● INSTRUCTIONS TO FOLLOW
What lines in the records below mention "long"? List them all.

● EXTRACTED MATERIAL
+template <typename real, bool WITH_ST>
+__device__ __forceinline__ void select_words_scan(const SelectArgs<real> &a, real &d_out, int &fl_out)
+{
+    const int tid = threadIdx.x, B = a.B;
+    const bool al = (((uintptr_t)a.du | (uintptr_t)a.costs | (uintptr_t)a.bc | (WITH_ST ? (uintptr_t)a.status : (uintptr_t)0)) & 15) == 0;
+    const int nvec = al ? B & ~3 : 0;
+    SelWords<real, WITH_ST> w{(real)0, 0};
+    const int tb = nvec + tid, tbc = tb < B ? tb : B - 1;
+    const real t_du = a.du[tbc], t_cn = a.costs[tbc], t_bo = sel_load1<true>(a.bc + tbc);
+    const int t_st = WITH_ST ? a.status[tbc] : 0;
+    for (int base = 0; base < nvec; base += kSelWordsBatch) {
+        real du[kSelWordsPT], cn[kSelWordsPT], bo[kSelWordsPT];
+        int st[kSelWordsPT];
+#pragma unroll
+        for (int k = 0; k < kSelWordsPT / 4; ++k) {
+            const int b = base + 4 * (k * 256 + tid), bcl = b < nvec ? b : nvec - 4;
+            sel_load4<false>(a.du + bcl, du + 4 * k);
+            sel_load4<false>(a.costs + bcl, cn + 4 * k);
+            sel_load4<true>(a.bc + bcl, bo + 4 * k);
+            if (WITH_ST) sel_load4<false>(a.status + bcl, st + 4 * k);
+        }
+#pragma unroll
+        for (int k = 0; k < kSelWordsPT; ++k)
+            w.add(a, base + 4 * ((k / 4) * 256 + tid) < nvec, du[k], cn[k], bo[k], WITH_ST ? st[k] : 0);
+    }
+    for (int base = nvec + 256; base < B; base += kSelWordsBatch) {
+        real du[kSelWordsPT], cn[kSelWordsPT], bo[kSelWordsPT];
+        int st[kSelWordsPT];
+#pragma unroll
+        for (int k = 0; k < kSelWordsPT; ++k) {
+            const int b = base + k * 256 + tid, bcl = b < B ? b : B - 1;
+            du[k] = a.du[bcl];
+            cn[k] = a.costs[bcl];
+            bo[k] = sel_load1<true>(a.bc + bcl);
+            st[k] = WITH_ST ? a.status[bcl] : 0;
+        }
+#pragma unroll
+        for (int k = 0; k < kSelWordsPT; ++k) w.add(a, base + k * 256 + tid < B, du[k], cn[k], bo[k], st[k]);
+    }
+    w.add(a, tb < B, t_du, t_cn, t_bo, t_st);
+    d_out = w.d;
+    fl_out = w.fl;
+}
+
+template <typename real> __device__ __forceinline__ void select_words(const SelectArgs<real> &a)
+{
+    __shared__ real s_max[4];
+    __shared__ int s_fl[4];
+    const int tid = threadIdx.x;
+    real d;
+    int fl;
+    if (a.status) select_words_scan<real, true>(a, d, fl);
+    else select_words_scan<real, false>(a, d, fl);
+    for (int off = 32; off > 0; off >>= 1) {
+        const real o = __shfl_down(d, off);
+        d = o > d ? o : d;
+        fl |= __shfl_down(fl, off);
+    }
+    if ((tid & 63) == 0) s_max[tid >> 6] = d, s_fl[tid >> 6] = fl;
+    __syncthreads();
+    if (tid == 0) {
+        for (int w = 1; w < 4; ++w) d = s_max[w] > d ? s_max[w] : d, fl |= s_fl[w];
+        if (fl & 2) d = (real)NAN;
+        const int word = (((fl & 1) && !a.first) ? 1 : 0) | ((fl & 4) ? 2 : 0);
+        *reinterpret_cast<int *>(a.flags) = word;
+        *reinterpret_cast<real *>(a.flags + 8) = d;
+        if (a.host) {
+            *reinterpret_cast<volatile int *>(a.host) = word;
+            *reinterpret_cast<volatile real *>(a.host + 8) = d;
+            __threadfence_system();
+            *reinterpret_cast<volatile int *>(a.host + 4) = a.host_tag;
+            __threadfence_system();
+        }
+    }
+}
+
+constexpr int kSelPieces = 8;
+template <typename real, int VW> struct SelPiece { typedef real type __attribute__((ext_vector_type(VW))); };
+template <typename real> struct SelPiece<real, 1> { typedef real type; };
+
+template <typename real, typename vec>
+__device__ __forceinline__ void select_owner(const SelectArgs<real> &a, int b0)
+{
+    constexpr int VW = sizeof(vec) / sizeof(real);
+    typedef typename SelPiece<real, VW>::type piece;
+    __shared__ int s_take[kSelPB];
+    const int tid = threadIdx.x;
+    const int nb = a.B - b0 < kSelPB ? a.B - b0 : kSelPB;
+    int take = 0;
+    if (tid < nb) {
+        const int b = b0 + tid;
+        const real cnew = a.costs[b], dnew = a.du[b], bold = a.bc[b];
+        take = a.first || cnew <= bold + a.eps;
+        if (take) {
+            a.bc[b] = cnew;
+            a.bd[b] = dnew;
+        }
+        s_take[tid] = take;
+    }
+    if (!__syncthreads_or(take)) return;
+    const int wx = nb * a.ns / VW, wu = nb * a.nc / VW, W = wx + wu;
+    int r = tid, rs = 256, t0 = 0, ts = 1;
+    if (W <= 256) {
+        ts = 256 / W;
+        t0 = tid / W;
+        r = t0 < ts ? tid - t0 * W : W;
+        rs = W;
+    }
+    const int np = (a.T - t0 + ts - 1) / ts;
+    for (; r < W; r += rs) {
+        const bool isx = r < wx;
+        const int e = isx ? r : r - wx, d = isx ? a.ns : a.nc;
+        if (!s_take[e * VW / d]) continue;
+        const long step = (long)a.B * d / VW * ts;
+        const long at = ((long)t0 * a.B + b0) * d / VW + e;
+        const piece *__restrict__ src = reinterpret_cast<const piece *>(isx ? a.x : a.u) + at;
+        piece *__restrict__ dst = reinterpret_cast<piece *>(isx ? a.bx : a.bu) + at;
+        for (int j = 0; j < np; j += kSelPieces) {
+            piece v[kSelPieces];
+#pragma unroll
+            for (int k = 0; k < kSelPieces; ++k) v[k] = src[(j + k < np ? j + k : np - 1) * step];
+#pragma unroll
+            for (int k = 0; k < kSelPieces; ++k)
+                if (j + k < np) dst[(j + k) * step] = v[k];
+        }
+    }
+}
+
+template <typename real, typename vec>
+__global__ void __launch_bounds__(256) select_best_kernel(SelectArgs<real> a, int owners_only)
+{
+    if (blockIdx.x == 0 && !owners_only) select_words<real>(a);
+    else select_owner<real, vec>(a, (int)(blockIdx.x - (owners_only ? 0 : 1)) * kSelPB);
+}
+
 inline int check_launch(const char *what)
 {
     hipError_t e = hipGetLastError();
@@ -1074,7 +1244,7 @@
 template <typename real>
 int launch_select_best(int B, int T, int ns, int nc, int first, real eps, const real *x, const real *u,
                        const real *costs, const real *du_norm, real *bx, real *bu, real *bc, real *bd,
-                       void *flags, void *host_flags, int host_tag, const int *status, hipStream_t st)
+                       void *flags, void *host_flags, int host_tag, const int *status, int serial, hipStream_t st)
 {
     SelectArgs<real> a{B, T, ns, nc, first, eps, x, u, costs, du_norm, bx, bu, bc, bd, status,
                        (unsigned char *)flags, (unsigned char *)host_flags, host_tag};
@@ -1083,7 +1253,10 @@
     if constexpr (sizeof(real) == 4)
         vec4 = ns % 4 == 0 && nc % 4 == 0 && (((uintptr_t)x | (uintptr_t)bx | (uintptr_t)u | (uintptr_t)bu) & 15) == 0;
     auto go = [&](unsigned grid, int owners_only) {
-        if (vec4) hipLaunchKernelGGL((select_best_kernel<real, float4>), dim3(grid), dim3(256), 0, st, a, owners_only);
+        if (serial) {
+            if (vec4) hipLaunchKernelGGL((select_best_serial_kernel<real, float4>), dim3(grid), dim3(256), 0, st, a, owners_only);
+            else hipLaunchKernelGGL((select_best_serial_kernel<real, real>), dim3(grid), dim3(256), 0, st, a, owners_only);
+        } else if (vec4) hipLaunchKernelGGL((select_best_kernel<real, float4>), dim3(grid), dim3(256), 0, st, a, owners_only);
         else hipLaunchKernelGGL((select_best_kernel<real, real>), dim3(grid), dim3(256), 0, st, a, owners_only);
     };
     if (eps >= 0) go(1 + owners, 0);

● ANSWER TO THE PROBLEM
+        const long step = (long)a.B * d / VW * ts;
+        const long at = ((long)t0 * a.B + b0) * d / VW + e;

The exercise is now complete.